Stanley Feld M.D.,FACP,MACE
President Obama strategy is to provide favors to potential enemies and then throw them under the bus when he has gotten what he needed from them.
He managed to seduce the American Medical Association, the American Hospital Association and the American Pharmaceutical Association (Big Pharma) to support Obamacare as it was being passed.
President Obama needed Big Pharma’s support in order to decrease the resistance to the passage of Obamacare in 2009. In order to get Big Pharma’s support President Obama made many promises to Big Pharma and satisfied Big Pharma’s vested interests.
These promises included political protection against the left wing wish list to control drug prices. The wish list included weakening drug patents, decreasing intellectual property shelters for new drugs from 12 years to seven years and decrease payment rates for medications administered in the hospital (namely cancer drug therapies).
Additionally, the White House agreed to spare the drug companies from central planning such as allowing the Health and Human Services Department to “negotiate” lower drug prices.
President Obama succeeded in getting Big Pharma to contribute $80 billion dollars via drug discounts that would affect Obamacare’s bottom line. Big Pharma did that largely by increasing the Medicaid’s drug discount from 15.1% to 23.1%.
Big Pharma also agreed to mark down prescriptions for seniors by 50% above a certain drug cost.
It might appear that President Obama got the better of the deal to obtain Big Pharma’s support for Obamacare.
This was definitely not true. Big Pharma is making a killing from the government and from out of pocket payment from consumers.
A small part of the killing is explained in Dr. Dale Fuller’s article (that appear in the blog) about Oncology drugs "Is Pharmaceutical Pricing Weird, Or What?"
“Remember the business line, circa 2009, that if you weren’t at the Obamacare table you were on the menu (to be eaten)? Well, Big Pharma sat at the table, gave Mr. Obama what he wanted, and is now back on the menu as the cheese course. “
I believe President Obama’s agenda was to take all the favors away after Obamacare was passed and became law. He tried to take Big Pharma’s favors away in the 2015 budget. He did not succeed.
He slowly worked to get most brand name drugs covered by eliminating the price fixing reprieve. Medicare Part D pays nothing or little for Brand Drugs.
President Obama is becoming more aggressive. He is using the mainstream media to create a furor over the price of specialty drugs. A well-publicized example is the price of the drug that cures hepatitis-C. The government will negotiate a lower price.
Drug prices had been escalating long before Obamacare. Obamacare simply let the genie out of the bottle with its favors to Big Pharma.
Big Pharma overplayed its favors and took advantage of the price reprieve inviting Big Government to step in.
I predict we are going to see all of the favors given to Big Pharma rescinded before President Obama’s time in office is over.
The federal government will launch a price fixing offensive and choke Big Pharma’s profit making machinery completely.
This is the era of generic drugs. Big Pharma gave this away to the federal government to retain control of the new drug profit margin.
Since government doesn’t pay for new drugs it can brag,
“Taxpayer costs were $353 billion or 36% less than the Congressional Budget Office’s original projections for 2006-2013.”
"President Obama’s order to rescind his deal with Big Pharma will result in unintended consequences. Big Pharma will have not the incentive to develop new drugs.
President Obama’s with Big Pharmadeal should have never been made in the first place.
Handing the $1.093 trillion HHS bureaucracy Soviet-style price fixing powers will undermine the pharmaceutical innovation that depends on large returns on the few medicines that succeed. Even the threat of price fixing could distort investment decisions
President Obama double-crossed Big Pharma.
“ In this double cross lies a warning for the next CEOs and lobbyists who are deluded enough to trust Washington liberals. Everyone will get devoured eventually.”

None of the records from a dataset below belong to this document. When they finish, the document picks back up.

# samuel-watson/glmmrMCML

Hardware: AMD Instinct MI355X
Metric: MCML iters/sec x m chains (simlik evals/sec) (higher is better)
Workload: dtype f64

## Files before the change

glmmrmcml_amd/api.py:

```python
import ctypes as C

import numpy as np

from . import _lib

c_dp = C.POINTER(C.c_double)
c_ip = C.POINTER(C.c_int32)

REDUCE_FN = C.CFUNCTYPE(C.c_int, C.c_void_p, C.c_void_p, C.c_int)


class Problem(C.Structure):
    _fields_ = [("cov", c_ip), ("cov_rows", C.c_int), ("data", c_dp), ("data_len", C.c_int),
                ("eff_range", c_dp), ("eff_len", C.c_int), ("Z", c_dp), ("X", c_dp), ("y", c_dp),
                ("n", C.c_int), ("Q", C.c_int), ("P", C.c_int), ("family", C.c_char_p),
                ("link", C.c_char_p)]


class DevOpts(C.Structure):
    _fields_ = [("device", C.c_int), ("stream", C.c_void_p), ("rank", C.c_int), ("world", C.c_int),
                ("reduce", REDUCE_FN), ("reduce_user", C.c_void_p)]


class HmcOpts(C.Structure):
# ... 62 lines not shown

def get_default_la_operator():
    return _LA_OP_NAME[_lib.lib().glmmr_mcml_get_default_la_operator()]


def la_component_launches():
    f = _lib.lib().glmmr_mcml_dbg_la_component_launches
    f.restype = C.c_longlong
    return int(f())


class _default_la_operator:

    def __init__(self, operator):
        self.operator = operator

    def __enter__(self):
        if self.operator is not None:
            self.prev = get_default_la_operator()
            set_default_la_operator(self.operator)

    def __exit__(self, *a):
        if self.operator is not None:
            set_default_la_operator(self.prev)


def traj_launches():
    f = _lib.lib().glmmr_mcml_dbg_traj_launches
    f.restype = C.c_longlong
    return int(f())


def dbg_dgemm_at(A, B, C0, K, alpha=1.0, beta=0.0, tile=-1):
    A = np.array(A, dtype=np.float64, order="F"); B = np.array(B, dtype=np.float64, order="F")
    K2 = K + (K & 1)
    assert A.shape[0] == K2 and B.shape[0] == K2, "operands hold round_up(K, 2) rows"
    M, N = A.shape[1], B.shape[1]
    out = B if C0 is None else np.array(C0, dtype=np.float64, order="F")
    assert C0 is None or out.shape == (M, N)
    _lib.check(_lib.lib().glmmr_mcml_dbg_dgemm_at(M, N, int(K), _p(A), K2, _p(B), K2, C.c_double(alpha), C.c_double(beta),
                                                  _p(out), out.shape[0], int(tile)))
    return out[:M]


def rccl_unique_id():
    buf = (C.c_ubyte * 128)()
    _lib.check(_lib.lib().glmmr_mcml_rccl_unique_id(buf))
    return bytes(buf)


def _f(a):
    return np.asfortranarray(np.asarray(a, dtype=np.float64))


def _i(a):
    return np.asfortranarray(np.asarray(a, dtype=np.int32))


def _p(a):
    return None if a is None else a.ctypes.data_as(c_dp)


class Context:

    def __init__(self, cov, data, eff_range, Z=None, X=None, y=None, family=None, link=None,
                 device=0, stream=None, rank=0, world=1, reduce=None):
        L = _lib.lib()
        self._cov = _i(cov)
        assert self._cov.ndim == 2 and self._cov.shape[1] == 5, "cov must be rows x 5"
        self._data = _f(data).ravel()
        self._eff = _f(eff_range).ravel()
        p = Problem()
        p.cov = self._cov.ctypes.data_as(c_ip); p.cov_rows = self._cov.shape[0]
        p.data = _p(self._data); p.data_len = self._data.size
        p.eff_range = _p(self._eff); p.eff_len = self._eff.size
        self.n = self.P = 0
        if Z is not None:
            self._Z = _f(Z); self._X = _f(X); self._y = _f(y).ravel()
            self.n, self.Q = self._Z.shape
            self.P = self._X.shape[1]
            assert self._X.shape[0] == self.n and self._y.size == self.n
            p.Z = _p(self._Z); p.X = _p(self._X); p.y = _p(self._y)
            p.n = self.n; p.Q = self.Q; p.P = self.P
            p.family = family.encode(); p.link = link.encode()
        o = DevOpts()
        o.device = device; o.stream = stream; o.rank = rank; o.world = world
        self._reduce_cb = REDUCE_FN(reduce) if reduce is not None else REDUCE_FN()
        o.reduce = self._reduce_cb
        self._h = C.c_void_p()
        self._world = int(world)
        _lib.check(L.glmmr_mcml_ctx_create(C.byref(p), C.byref(o), C.byref(self._h)))
        self.family, self.link = family, link
        if Z is None:
            self.Q = int(sum(self._cov[np.r_[True, self._cov[1:, 0] != self._cov[:-1, 0]], 1]))
        self.mcols = 0

    def close(self):
        if getattr(self, "_h", None) is not None and self._h.value:
            _lib.lib().glmmr_mcml_ctx_destroy(self._h)
            self._h = C.c_void_p()

    def __del__(self):
        try:
            self.close()
        except Exception:
            pass

    def __enter__(self):
        return self

    def __exit__(self, *a):
        self.close()

    def comm_init_rccl(self, unique_id, rank, world):
        buf = (C.c_ubyte * 128).from_buffer_copy(bytes(unique_id))
        _lib.check(_lib.lib().glmmr_mcml_ctx_comm_init_rccl(self._h, buf, int(rank), int(world)))
        self._world = int(world)

    def comm_allreduce(self, vals):
        v = np.ascontiguousarray(vals, dtype=np.float64).copy()
        _lib.check(_lib.lib().glmmr_mcml_ctx_comm_allreduce(self._h, _p(v), v.size))
        return v

    def comm_stats(self):
        calls = C.c_longlong(); dbl = C.c_longlong(); nat = C.c_int()
        _lib.check(_lib.lib().glmmr_mcml_ctx_comm_stats(self._h, C.byref(calls), C.byref(dbl), C.byref(nat)))
        return dict(calls=calls.value, doubles=dbl.value, native=bool(nat.value))

    def set_u(self, u, niter=None):
        u = _f(u)
        if u.ndim == 1:
            u = u.reshape(-1, 1, order="F")
        self.mcols = u.shape[1]
        _lib.check(_lib.lib().glmmr_mcml_set_u(self._h, _p(u), u.shape[0], u.shape[1],
                                               u.shape[1] if niter is None else niter))

    def get_u(self):
        u = np.zeros((self.Q, self.mcols), order="F")
        _lib.check(_lib.lib().glmmr_mcml_get_u(self._h, _p(u), self.Q))
        return u

    def get_u_all(self, world=None):
        w = int(world) if world else max(1, int(getattr(self, "_world", 1)))
        u = np.zeros((self.Q, self.mcols * w), order="F")
        nc = C.c_int()
        _lib.check(_lib.lib().glmmr_mcml_get_u_all(self._h, _p(u), self.Q, C.byref(nc)))
        assert nc.value == u.shape[1], (nc.value, u.shape)
        return u

    def shard_stats(self):
        out = (C.c_longlong * 6)()
        _lib.check(_lib.lib().glmmr_mcml_ctx_shard_stats(self._h, out))
        return dict(gathers=out[0], gather_doubles=out[1], theta_rounds=out[2], theta_evals_own=out[3],
                    theta_evals_all=out[4])

    def emulate_world(self, world, mode):
        _lib.check(_lib.lib().glmmr_mcml_dbg_emulate_world(self._h, int(world), int(mode)))
        self._world = int(world) if world and world > 1 else 1

    def mvn_ll(self, theta):
        theta = _f(theta).ravel()
        out = C.c_double()
        _lib.check(_lib.lib().glmmr_mcml_ctx_mvn_ll(self._h, _p(theta), C.byref(out)))
        return out.value

    def mvn_ll_batch(self, thetas):
        th = np.ascontiguousarray(np.atleast_2d(np.asarray(thetas, dtype=np.float64)))
        out = np.zeros(th.shape[0])
        _lib.check(_lib.lib().glmmr_mcml_ctx_mvn_ll_batch(self._h, _p(th), th.shape[0], _p(out)))
        return out

    def mvn_workspace(self, cand=-1):
        f = _lib.lib().glmmr_mcml_dbg_mvn_workspace
        dims = (C.c_int * 4)()
        _lib.check(f(self._h, int(cand), None, 0, None, 0, dims))
        d, m = dims[0], dims[2]
        L = np.zeros((d, d), order="F"); X = np.zeros((m, d), order="F")
        _lib.check(f(self._h, int(cand), _p(L), d, _p(X), m, dims))
        return L, X, tuple(dims)

    def dbg_chol(self, A, B=None, linv=True):
        A = np.array(A, dtype=np.float64, order="F")
        n = A.shape[0]
        assert A.shape == (n, n)
        out = dict(A=A)
        m = 0
        if B is not None:
            B = _f(B).reshape(n, -1, order="F")
            m = B.shape[1]
            for k in ("fwd", "trans", "potrs"):
                out[k] = np.zeros((n, m), order="F")
        nblk = (n + 127) // 128
        li = np.zeros((nblk, 128, 128)) if linv else None
        _lib.check(_lib.lib().glmmr_mcml_dbg_chol(self._h, n, _p(A), n, m, _p(B), n, _p(out.get("fwd")), _p(out.get("trans")),
                                                  _p(out.get("potrs")), _p(li)))
        if linv:
            out["linv"] = li.transpose(0, 2, 1)
        return out

    def gen_D(self, theta, chol=False):
        theta = _f(theta).ravel()
        D = np.zeros((self.Q, self.Q), order="F")
        _lib.check(_lib.lib().glmmr_mcml_ctx_gen_D(self._h, _p(theta), int(chol), _p(D), self.Q))
        return D

    def loglik(self, beta, var_par):
        beta = _f(beta).ravel()
        out = C.c_double()
        _lib.check(_lib.lib().glmmr_mcml_ctx_loglik(self._h, _p(beta), C.c_double(var_par), C.byref(out)))
        return out.value

    def mcnr(self, beta, var_par):
        beta = _f(beta).ravel()
        bout = np.zeros(self.P); sig = C.c_double()
        stats = np.zeros(self.P * self.P + self.P + 1)
        _lib.check(_lib.lib().glmmr_mcml_ctx_mcnr(self._h, _p(beta), C.c_double(var_par), _p(bout),
                                                  C.byref(sig), _p(stats)))
        P = self.P
        return dict(beta=bout, sigma=sig.value, XtWX=stats[:P * P].reshape(P, P, order="F"),
                    XtWr=stats[P * P:P * P + P], sigma_sum=stats[-1])

    def update_L(self, theta):
        theta = _f(theta).ravel()
        _lib.check(_lib.lib().glmmr_mcml_ctx_update_L(self._h, _p(theta)))

    def set_L(self, Lmat):
        Lmat = _f(Lmat)
        _lib.check(_lib.lib().glmmr_mcml_ctx_set_L(self._h, _p(Lmat), Lmat.shape[0]))

    def log_prob_grad(self, beta, var_par, V):
        beta = _f(beta).ravel(); V = _f(V)
        lp = np.zeros(V.shape[1]); G = np.zeros_like(V, order="F")
        _lib.check(_lib.lib().glmmr_mcml_dbg_log_prob_grad(self._h, _p(beta), C.c_double(var_par), _p(V),
                                                           V.shape[1], _p(lp), _p(G)))
        return lp, G

    def hmc_sample(self, beta, var_par, warmup, nsamp, lambda_, max_steps, target_accept, seed,
                   chains=1, chain_offset=0, iter_idx=0, adapt=100, inj_init=None, inj_mom=None,
                   want_trace=False):
        beta = _f(beta).ravel()
        o = HmcOpts(warmup, nsamp, adapt, lambda_, max_steps, target_accept, chains, chain_offset)
        d = HmcDiag()
        ii = None if inj_init is None else _f(inj_init)
        im = None if inj_mom is None else _f(inj_mom)
        total = warmup + (nsamp if chains == 1 else -(-nsamp // chains))
        flags = np.zeros((chains, total), dtype=np.uint8, order="F") if want_trace else None
        probs = np.zeros((chains, total), order="F") if want_trace else None
        ncols = C.c_int()
        _lib.check(_lib.lib().glmmr_mcml_ctx_hmc_sample(
            self._h, _p(beta), C.c_double(var_par), C.byref(o), C.c_uint64(seed), C.c_uint32(iter_idx),
            _p(ii), _p(im), None if flags is None else flags.ctypes.data_as(C.POINTER(C.c_uint8)),
            _p(probs), C.byref(d), C.byref(ncols)))
        self.mcols = ncols.value
        diag = dict(accept_rate=d.accept_rate, mean_e=d.mean_e, min_e=d.min_e, max_e=d.max_e,
                    max_steps_used=d.max_steps_used, leapfrog_total=d.leapfrog_total)
        if want_trace:
            return diag, flags, probs
        return diag

    def nuts_sample(self, beta, var_par, warmup, nsamp, seed, chains=1, chain_offset=0, iter_idx=0, max_treedepth=10,
                    adapt_delta=0.8, stepsize=1.0, want_trace=False, metric="diag_e"):
        beta = _f(beta).ravel()
        o = NutsOpts(warmup, nsamp, max_treedepth, adapt_delta, stepsize, chains, chain_offset,
                     {"diag_e": 0, "unit_e": 1}[metric])
        d = NutsDiag()
        total = warmup + -(-nsamp // chains)
        c_ip_ = C.POINTER(C.c_int)
        tr = None
        if want_trace:
            tr = dict(depth=np.zeros((chains, total), dtype=np.int32, order="F"),
                      nleap=np.zeros((chains, total), dtype=np.int32, order="F"),
                      eps=np.zeros((chains, total), order="F"), accept=np.zeros((chains, total), order="F"))
        ncols = C.c_int()
        _lib.check(_lib.lib().glmmr_mcml_ctx_nuts_sample(
            self._h, _p(beta), C.c_double(var_par), C.byref(o), C.c_uint64(seed), C.c_uint32(iter_idx),
            None if tr is None else tr["depth"].ctypes.data_as(c_ip_), None if tr is None else tr["nleap"].ctypes.data_as(c_ip_),
            None if tr is None else _p(tr["eps"]), None if tr is None else _p(tr["accept"]), C.byref(d), C.byref(ncols)))
        self.mcols = ncols.value
        diag = dict(mean_e=d.mean_e, min_e=d.min_e, max_e=d.max_e, divergent=d.divergent, treedepth_hits=d.treedepth_hits,
                    batched_leapfrogs=d.batched_leapfrogs, stepsize_search_leapfrogs=d.stepsize_search_leapfrogs,
                    packs=d.packs)
        return (diag, tr) if want_trace else diag

    def _ext(self, seed, chains, maxfun, theta_batch=0):
        return Ext(int(seed or 0), int(chains or 1), int(maxfun or 0), 0, int(theta_batch or 0))

    def npar(self):
        return _lib.lib().glmmr_mcml_ctx_npar(self._h)

    def theta_log(self, enable=None, last=None):
        w = self.npar() + 1
        n = C.c_int()
        _lib.check(_lib.lib().glmmr_mcml_dbg_theta_log(self._h, -1, None, 0, C.byref(n)))
        rows = n.value if last is None else min(int(last), n.value)
        out = np.zeros((rows, w))
        _lib.check(_lib.lib().glmmr_mcml_dbg_theta_log(self._h, -1 if enable is None else int(bool(enable)),
                                                       _p(out) if rows else None, rows, C.byref(n)))
        return out

    def last_kernels(self):
        names = {-1: None, 0: "skinny", 1: "band", 2: "dlds", 3: "reg", 4: "sparse", 5: "component", 6: "exact"}
        f = C.c_int(); b = C.c_int()
        _lib.check(_lib.lib().glmmr_mcml_ctx_last_kernels(self._h, C.byref(f), C.byref(b)))
        return names[f.value], names[b.value]

    def band_plan(self, chains, which="fwd"):
        out = (C.c_int * 10)()
# ... 339 lines not shown
```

“It’s tempting to say the drug makers deserve their fate, except that the ultimate costs of their folly will be born by Americans who won’t enjoy the longer lives, fewer hospitalizations and less suffering that new therapies can bring.”
It is clear to me that a centrally controlled market rather than a free market leads to a distorted marketplace that is not self-correcting. Consumers, and not the government, must be in control of the healthcare system.
The government should protect consumers from being abused by other stakeholders in the system.
Government should not make under the table deals that hurt consumers.